“Facciamo che io ero Mennea e tu mi dovevi battere?”

Una volta ho letto che i bambini sono nati per correre, senza fatica, almeno fino ai 10 anni di età.

Non sto parlando di quelle storie un po’ scellerate di ragazzini ai quali i genitori fanno fare gare su distanze da adulti, ma della corsa all’inseguimento dell’amico che scappa per gioco, del pallone che rotola o della corsa fino a casa che è tardi la sera.

C’è un momento preciso che va dai 7 ai 10 anni in cui l’energia a disposizione è in surplus rispetto al consumo quotidiano e, di conseguenza, i ragazzini devono muoversi per scaricare la riserva disponibile.

In tanti anni di interviste ad allenatori e preparatori di atletica di gruppi sportivi che fanno formazione per bambini e bambine mi sono sempre sentito dire che la corsa per loro deve essere un gioco.

Non puoi imporre la fatica, ma la devi veicolare con un’attività che distrae, e giocare a praticare l’atletica è la semina migliore per raccogliere i frutti più saporiti.

Il rischio arriva quando, una volta adolescenti, capiscono che sul tartan o sul prato del campo di giocoso non c’è più nulla e resta solo il senso del sacrificio e la fatica. A questo punto i preparatori fanno leva su altre dinamiche motivazionali.

Francesco Fagnani, nutrizionista di molti atleti di elite, quando parlammo per Repubblica di cosa è successo nelle abitudini dei ragazzini di oggi, mi disse:

“Oggi i nostri ragazzi non sono più abituati a correre e quindi non sanno correre. Non saltano, non si arrampicano. Se chiedessimo ad un gruppo di bambini di salire su un albero, sfido a trovarne più di due che lo sappiano fare discretamente”.

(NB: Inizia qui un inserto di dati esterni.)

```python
def _phantom_ws(B, T, H, device):
    key = (B, T, H, str(device))
    buf = _PH_WS.get(key)
    if buf is None:
        buf = torch.empty(int(lib().mxl_relattn_drd_phantom_ws_bytes(B, T, H)), device=device, dtype=torch.uint8)
        _PH_WS[key] = buf
    return buf


def gemm_headdot(a, b, c, M, N, K, o, T, delta, lda=None, ldb=None, ldc=None, ldo=None):
    rc = lib().mxl_gemm_bf16_headdot(_p(a), _p(b), _p(c), M, N, K, lda or K, ldb or K, ldc or N, _p(o), ldo or N, T, _p(delta), _stream())
    if rc == -2:
        return False
    check(rc, 'mxl_gemm_bf16_headdot')
    return True


def relattn_bwd_fused(q, k, v, rd, r_w_bias, r_r_bias, out, dout, lse, delta, dq, dk, dv, d_rd, d_rwb, d_rrb, ws, qr_buf, *,
                      B, T, H, dh, M, Kc, q_bs, q_rs, kv_bs, kv_rs, rd_rs, o_bs, o_rs, dq_bs, dq_rs, dkv_bs, dkv_rs,
                      scale=None, oph=None, mph=None, defer_drd=False, ph_buf=None, ph_ready=False, delta_ready=False):
    scale = scale if scale is not None else 1.0 / math.sqrt(dh)
    d = H * dh
    check(lib().mxl_relattn_bwd_fused(_p(q), _p(k), _p(v), _p(rd), _p(r_w_bias), _p(r_r_bias), _p(out), _p(dout), _p(lse), _p(delta),
                                      _p(dq), _p(dk), _p(dv), _p(d_rd), d_rd.stride(0), _p(d_rwb), _p(d_rrb), _p(oph), _p(mph), _p(ws),
                                      B, T, H, dh, M, Kc, q_bs, q_rs, kv_bs, kv_rs, rd_rs, o_bs, o_rs, dq_bs, dq_rs, dkv_bs, dkv_rs,
                                      float(scale), 2 if delta_ready else 0, _stream()), 'mxl_relattn_bwd_fused')

    def phantom():
        if Kc < M + T:
            ph = ph_buf if ph_buf is not None else _phantom_ws(B, T, H, q.device)
            if not (ph_ready and ph_buf is not None):
                check(lib().mxl_relattn_drd_phantom_prep(_p(q), q_bs, q_rs, _p(r_r_bias), _p(lse), _p(ph), B, T, H, dh, float(scale),
                                                         _stream()), 'mxl_relattn_drd_phantom_prep')
            check(lib().mxl_relattn_drd_phantom(_p(ph), _p(delta), _p(d_rd), B, T, H, dh, M, d_rd.stride(0), _p(rd), int(rd_rs), Kc,
                                                _stream()), 'mxl_relattn_drd_phantom')
    if defer_drd:
        return phantom
    phantom()
    return None


def relattn_drd(q, r_r_bias, dg, d_rd, qr_buf, *, B, T, H, dh, M, q_bs, q_rs, rd=None, rd_rs=0, d_rrb=None, d_rwb=None,
                recompute=None):
    d = H * dh
    add_rowbias(q, q_bs, q_rs, r_r_bias.reshape(-1), qr_buf, B, T, d)
    if recompute is not None:
        check(lib().mxl_relattn_drd_recompute(_p(dg), _p(qr_buf), _p(d_rd), B, T, H, dh, M, T * d, d, d, _p(rd), int(rd_rs),
                                              _p(d_rrb), _p(d_rwb), _p(recompute['lse']), _p(recompute['delta']),
                                              float(recompute['scale']), int(recompute['Kc']), _stream()),
# ... 206 lines not shown
```

Measured before the change: 856,300 tokens/s.
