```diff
@@ -462,7 +464,8 @@
         p.shadow[s] = shadow_fns()[ch.shadow[s].key];
     }
     if (ch.wide_shadow) p.shadow_slow = shadow_fns()[ch.shadow_slow.key];
-    bool ok = p.extend[0] && p.extend[1] && p.shadow[0] && p.shadow[1] && (!ch.wide_shadow || p.shadow_slow);
+    if (ch.camera_packets) p.packets = extend_fns()[ch.packets.key];
+    bool ok = p.extend[0] && p.extend[1] && p.shadow[0] && p.shadow[1] && (!ch.wide_shadow || p.shadow_slow) && (!ch.camera_packets || p.packets);
     for (uint32_t i = 0; i <= PBRS_INTEGRATOR_NORMALS; ++i) {
         IntegratorPlan& ip = p.integ[i];
         ip.choice = ch.integ[i];
@@ -516,6 +519,8 @@
     const KernelChoice& choice = plan.choice;
     const IntegratorPlan& ip = plan.integ[rc.integrator];
     const TraversalKey &xk = choice.extend[stats], &sk = choice.shadow[stats];
+    const bool packets = camera_packets(choice, stats, kc);
+    rc.chunk_pixels = pass_chunk_pixels(packets, rc.chunk_pixels, P);
     DevScene xS = c->S;
     if (!(xS.features & PBRS_FEAT_FLAT_TLAS)) xS.n_flat = 0u;
     HIPCHK(c, hipMemsetAsync(set.counters, 0, kCounters.words * sizeof(uint32_t), c->stream));
@@ -532,9 +537,17 @@
         const BouncePlan bp = bounce_plan(rc.integrator, choice.split_queue, ip.choice, c->split_decision, b);
         const uint32_t qsplit = bp.split;
         if (tm.begin(1)) return fail(c, PBRS_E_DEVICE, "event record failed");
-        hipLaunchKernelGGL(plan.extend[stats], dim3(pgrid), dim3(kBlock), xk.lds, c->stream, xS, set.st, b & 1u, cnt_in, N, xhead + b * kHeadWords, c->gcnt, nullptr,
-                           nullptr, nullptr, qsplit);
-        c->pending.kernel_features_extend = reported_features(xk);
+        if (packets && b == 0) {
+            uint32_t* refused = set.counters + kPacketSlowCount;
+            hipLaunchKernelGGL(plan.packets, dim3(pgrid), dim3(kBlock), choice.packets.lds, c->stream, xS, set.st, 0u, nullptr, N, xhead, c->gcnt, nullptr, set.slow, refused,
+                               qsplit);
+            hipLaunchKernelGGL(plan.extend[0], dim3(shape.slow_grid), dim3(kBlock), xk.lds, c->stream, xS, set.st, 0u, refused, N, set.counters + kPacketSlowHeads, c->gcnt,
+                               set.slow, nullptr, nullptr, qsplit);
+        } else {
+            hipLaunchKernelGGL(plan.extend[stats], dim3(pgrid), dim3(kBlock), xk.lds, c->stream, xS, set.st, b & 1u, cnt_in, N, xhead + b * kHeadWords, c->gcnt, nullptr,
+                               nullptr, nullptr, qsplit);
+        }
+        c->pending.kernel_features_extend = reported_features(xk) | (packets ? 0x40000000u : 0u);
         tm.end();
         if (b == 0 && t.want_aovs())
             hipLaunchKernelGGL(k_aov, dim3((P + kBlock - 1) / kBlock), dim3(kBlock), 0, c->stream, c->S, set.st, c->buf[BUF_AOV_STATE].as<float>(), P, kc,
@@ -585,6 +598,8 @@
     if (const FilterConst* filt = t.filt)
         hipLaunchKernelGGL(k_filter_accumulate, dim3((filt->w + PBRS_FILTER_CELL - 1) / PBRS_FILTER_CELL, (filt->h + PBRS_FILTER_CELL - 1) / PBRS_FILTER_CELL),
                            dim3(kBlock), filter_lds_bytes(filt->hx, filt->hy), c->stream, set.st, c->buf[BUF_FILTER_SUM].as<float>(), rc, *filt, kc, c->nonfinite);
+    else if (packets)
+        hipLaunchKernelGGL(k_accumulate_pixels, dim3((P + kBlock - 1) / kBlock), dim3(kBlock), 0, c->stream, set.st, c->sum, P, kc, rc.w, rc.tiles8_per_row, c->nonfinite);
     else
         hipLaunchKernelGGL(k_accumulate, dim3((P + kBlock - 1) / kBlock), dim3(kBlock), 0, c->stream, set.st, c->sum, P, kc, rc.chunk_pixels, rc.w, rc.tiles8_per_row, c->nonfinite);
     if (t.variance)
@@ -719,11 +734,12 @@
     std::lock_guard<std::mutex> lock(g_kernel_cfg_mutex);
     if (c->device < 64 && g_kernel_cfg_done[c->device]) return PBRS_OK;
     const int cap = (int)(kLdsBytesPerCU / 2);
-    std::vector<const void*> traversal_kernels = {reinterpret_cast<const void*>(intersect_fn(false)), reinterpret_cast<const void*>(intersect_fn(true))};
-    for (uint32_t k = 0; k < kTraversalKeys; ++k) {
+    std::vector<const void*> traversal_kernels = {reinterpret_cast<const void*>(intersect_fn(kIntersectBinaryAny)), reinterpret_cast<const void*>(intersect_fn(kIntersectWideAny)),
+                                                  reinterpret_cast<const void*>(intersect_fn(kIntersectPackets))};
+    for (uint32_t k = 0; k < kExtendKeys; ++k)
         if (extend_fns()[k]) traversal_kernels.push_back(reinterpret_cast<const void*>(extend_fns()[k]));
+    for (uint32_t k = 0; k < kTraversalKeys; ++k)
         if (shadow_fns()[k]) traversal_kernels.push_back(reinterpret_cast<const void*>(shadow_fns()[k]));
-    }
     for (const void* k : traversal_kernels) HIPCHK(c, hipFuncSetAttribute(k, hipFuncAttributeMaxDynamicSharedMemorySize, cap));
     if (c->device < 64) g_kernel_cfg_done[c->device] = true;
     return PBRS_OK;
@@ -1568,8 +1584,8 @@
     return collect(c, stats_out);
 }
 
-int pbrs_intersect_rays(pbrs_ctx* c, uint32_t n, const float* origins, const float* dirs, const float* tmax, pbrs_hit_record* hits_out,
-                        uint8_t* occluded_out) {
+static int intersect_queries(pbrs_ctx* c, uint32_t n, const float* origins, const float* dirs, const float* tmax, pbrs_hit_record* hits_out, uint8_t* occluded_out,
+                             bool packets) {
     if (!c) return PBRS_E_INVALID;
     if (!c->has_scene) return fail(c, PBRS_E_NO_SCENE, "no scene uploaded");
     if (n == 0) return PBRS_OK;
@@ -1598,11 +1614,12 @@
     HIPCHK(c, hipMemcpyAsync(d_t, tmax, (size_t)n * 4, hipMemcpyHostToDevice, c->stream));
     {
         const uint32_t rows = std::max(c->stack_depth, c->S.wide_cap);
-        const size_t lds = (size_t)(rows + c->S.n_flat) * kBlock * sizeof(uint32_t);
+        const size_t lds = (size_t)(rows + c->S.n_flat) * kBlock * sizeof(uint32_t) + (packets ? PBRS_PACKET_LDS_WORDS * sizeof(uint32_t) : 0u);
         const dim3 grid(std::min<uint32_t>((n + kBlock - 1) / kBlock, kPersistentBlocks));
-        const bool wide = c->plan.choice.wide_shadow;
+        const bool wide = c->plan.choice.wide_shadow && !packets;
         c->last_intersect = pbrs_intersect_info{wide ? 1u : 0u, 0u, 0u, 0u};
-        hipLaunchKernelGGL(intersect_fn(wide), grid, dim3(kBlock), lds, c->stream, c->S, n, d_o, d_d, d_t, d_h, d_occ, d_info);
+        hipLaunchKernelGGL(intersect_fn(packets ? kIntersectPackets : wide ? kIntersectWideAny : kIntersectBinaryAny), grid, dim3(kBlock), lds, c->stream, c->S, n, d_o, d_d, d_t,
+                           d_h, d_occ, d_info);
     }
     HIPCHK(c, hipGetLastError());
     if (hits_out) HIPCHK(c, hipMemcpyAsync(hits_out, d_h, (size_t)n * sizeof(pbrs_hit_record), hipMemcpyDeviceToHost, c->stream));
@@ -1613,6 +1630,16 @@
     c->last_intersect.slow_any = slow[0];
     c->last_intersect.slow_closest = slow[1];
     return PBRS_OK;
+}
+
+int pbrs_intersect_rays(pbrs_ctx* c, uint32_t n, const float* origins, const float* dirs, const float* tmax, pbrs_hit_record* hits_out,
+                        uint8_t* occluded_out) {
+    return intersect_queries(c, n, origins, dirs, tmax, hits_out, occluded_out, false);
+}
+
+int pbrs_intersect_packets(pbrs_ctx* c, uint32_t n, const float* origins, const float* dirs, const float* tmax, pbrs_hit_record* hits_out) {
+    if (c && n != 0 && !hits_out) return fail(c, PBRS_E_INVALID, "null hit array");
+    return intersect_queries(c, n, origins, dirs, tmax, hits_out, nullptr, true);
 }
 
 int pbrs_last_intersect_info(const pbrs_ctx* c, pbrs_intersect_info* out) {
diff --git a/pbrs_amd/csrc/traverse.hip b/pbrs_amd/csrc/traverse.hip
--- a/pbrs_amd/csrc/traverse.hip
+++ b/pbrs_amd/csrc/traverse.hip
@@ -21,8 +21,14 @@
 
 template <uint32_t K>
 constexpr extend_fn_t extend_fn_of() {
-    if constexpr (extend_key_ok(K)) return &k_extend<(K & kStatsKey) != 0u, (K & ~kStatsKey)>;
-    else return nullptr;
+    if constexpr (K >= kPacketKey) {
+        if constexpr (packet_key_ok(K)) return &k_extend_packets<(K & ~kPacketKey)>;
+        else return nullptr;
+    } else if constexpr (extend_key_ok(K)) {
+        return &k_extend<(K & kStatsKey) != 0u, (K & ~kStatsKey)>;
+    } else {
+        return nullptr;
+    }
 }
 template <uint32_t K>
 constexpr shadow_fn_t shadow_fn_of() {
@@ -44,9 +50,9 @@
 
 namespace pbrs {
 
-const extend_fn_t* extend_fns() { return extend_table(std::make_integer_sequence<uint32_t, kTraversalKeys>{}); }
+const extend_fn_t* extend_fns() { return extend_table(std::make_integer_sequence<uint32_t, kExtendKeys>{}); }
 const shadow_fn_t* shadow_fns() { return shadow_table(std::make_integer_sequence<uint32_t, kTraversalKeys>{}); }
-intersect_fn_t intersect_fn(bool wide_any) { return wide_any ? &k_intersect_rays<true> : &k_intersect_rays<false>; }
+intersect_fn_t intersect_fn(uint32_t walk) { return walk == kIntersectPackets ? &k_intersect_packets : walk == kIntersectWideAny ? &k_intersect_rays<true> : &k_intersect_rays<false>; }
 
 }
 
```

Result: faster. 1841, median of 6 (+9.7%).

“La verità”- sostiene Fagnani – “è che più passano i decenni più i ragazzi e i giovani adulti sono scoordinati e con poca propensione all’attività fisica.

Sono venute meno tutte quelle acquisizioni propriocettive tipiche del gioco di una volta. E sono venuti meno tutti quegli accorgimenti biochimici e fisiologici che il nostro organismo nei primi decenni di vita accumula e che dovrebbero renderci più forti, più veloci, più resistenti in futuro qualora allenassimo in maniera metodica una o tutte queste caratteristiche”.

Io però me lo voglio ricordare il cuore in gola e la milza che fa male. Di quando correvo senza le scarpe adatte e con l’impeto del cento metrista su una strada infinita.

Della nausea al traguardo e la sete che secca la bocca, la fila alla fontanella e le gambe che bruciano per giorni.

Ci voleva poco per sentirci Mennea, credere di essere il più veloce fino alla macchina verde, traguardo voluto e rispettato da tutti.